Machine-generated image captions by a prototype Drive-By Science algorithm using a Convolutional Neural Network with Long Short-Term Memory.
Terrestrial high-performance computing has enabled incredible breakthroughs in autonomous vehicle navigation, machine learning, and data analysis for Earth-based applications. The main roadblock to a Mars exploration rollout of such advances is that the best computers are on Earth, while the most valuable data is located on Mars. High Performance Spaceflight Computing (HPSC) will enable a vast suite of new mission concepts, attainable science goals, and unprecedented state monitoring and autonomy. However, enhanced onboard processing cannot have a significant positive impact on mission productivity and science yield without sophisticated and robust flight software.
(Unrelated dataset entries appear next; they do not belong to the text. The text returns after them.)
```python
_SIGS = {
    "tm_last_error": (C.c_char_p, []),
    "tm_build_info": (C.c_char_p, []),
    "tm_gemm": (I, [P, P, P, C.POINTER(GemmArgs), P]),
    "tm_splitk_reduce": (I, [P, P, I, L, Fl, I, P, P]),
    "tm_splitk_reduce_bf16": (I, [P, P, I, L, Fl, I, P, P]),
    "tm_colsum_workspace": (L, [I, I, I]),
    "tm_colsum": (I, [P, I, I, I, I, I, P, P, I, P, P]),
    "tm_layernorm_fwd": (I, [P, P, P, Fl, I, I, I, I, I, I, P, P, P, P]),
    "tm_layernorm_bwd_workspace": (L, [I, I, I]),
    "tm_layernorm_bwd": (I, [P, I, P, P, P, P, I, I, I, I, I, I, I, P, P, P, P, P, P]),
    "tm_layernorm_bwd_seg": (I, [P, I, P, P, P, P, I, I, I, I, I, I, I, P, I, I, I, P, P, P, P, P, P]),
    "tm_head_fwd": (I, [P, I, I, I, P, P, Fl, P, P, I, P, P, P, P]),
    "tm_head_bwd": (I, [P, I, I, I, I, P, P, P, P, P, P, P, P, P, P, P]),
    "tm_head_ce_fwd": (I, [P, I, I, I, P, P, Fl, P, P, I, P, P, P, P, P, P, P, P, P]),
    "tm_head_ce_bwd": (I, [P, P, P, P, I, I, I, I, P, P, P, P, P, P, P, P, P, P, P, P]),
    "tm_nys_landmarks": (I, [I, P, P, I, I, P, P, P, P, P]),
    "tm_nys_sim2_softmax": (I, [P, P, I, P, P]),
    "tm_softmax_bwd_rows256": (I, [P, P, P, I, P]),
    "tm_nys_a3_workspace": (L, [I, I]),
    "tm_nys_a3_partials": (L, [I, I]),
    "tm_nys_a3_fwd": (I, [I, P, P, P, I, I, P, P, P, P]),
    "tm_nys_a3_fwd_sim2": (I, [P, P, P, P, I, I, P, P, P, P]),
    "tm_nys_a1_fwd": (I, [I, P, P, P, P, P, I, I, I, P, P, P]),
    "tm_cast_f32": (I, [I, P, P, L, P]),
    "tm_nys_conv_bwd_workspace": (L, [I, I, I]),
    "tm_nys_conv_bwd": (I, [I, P, P, P, P, I, I, I, P, P, P, P, P, P]),
    "tm_nys_a1_bwd_workspace": (L, [I, I, I]),
    "tm_nys_a1_bwd": (I, [I, P, P, P, P, P, P, I, I, I, I, P, P, P, P, I, P, P]),
    "tm_nys_a1_bwd_dqkv": (I, [P, P, P, P, P, P, I, I, I, P, Fl, P, P, P, P, P]),
    "tm_nys_a3_bwd_workspace": (L, [I, I]),
    "tm_nys_a3_bwd": (I, [I, P, P, P, P, P, P, I, I, I, P, P, P, P, I, P, P]),
    "tm_nys_assemble_dqkv": (I, [I, P, P, P, P, P, I, I, I, Fl, P, P]),
    "tm_nys_a3_bwd_fused": (I, [P, P, P, P, P, P, I, I, I, P, I, I, P, P, P, P, P, P]),
    "tm_nys_a3_bwd_slabs": (I, [I, I]),
    "tm_nys_assemble_q_slab": (I, [I, P, I, P, P, I, I, I, I, Fl, P, P]),
    "tm_nys_assemble_q_slab_inplace": (I, [P, P, I, I, I, I, Fl, P, P]),
# ... 143 lines not shown
```

### transmil_deepgraft_amd/csrc/gemm.hip

```cpp
#include <new>

#include "common.h"

#include <type_traits>
#include "../../include/transmil_hip.h"

namespace {

constexpr int BM = 128, BN = 128;
constexpr int EP_ROW = BN + 8;
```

The MAARS task seeks to bring together JPL’s developing HPSC capabilities, innovative onboard autonomy, and novel mission concepts. In particular, two novel capabilities for future Mars rovers are being developed: Drive-By Science (DBS) and Energy-Optimal AutoNav (EOA). At the moment, with an exponentially growing size of data generated by on-board instruments, opportunities for science discoveries could be lost due to the limited data transmission capacity between Earth and Mars. DBS seeks to prevent such losses through an on-board intelligence that understands the scientific significance of the acquired data. EOA consists of a combination of vision-based perception and collaborative path planning with on-board and ground computation to significantly increase the driving distance of energy-limited rovers. These capabilities are built upon the latest technologies in deep learning, optimal planning, and terramechanics. The algorithms will be tested on the Athena test rover in JPL’s Mars Yard and benchmarked on the HPSC emulator and evaluation board.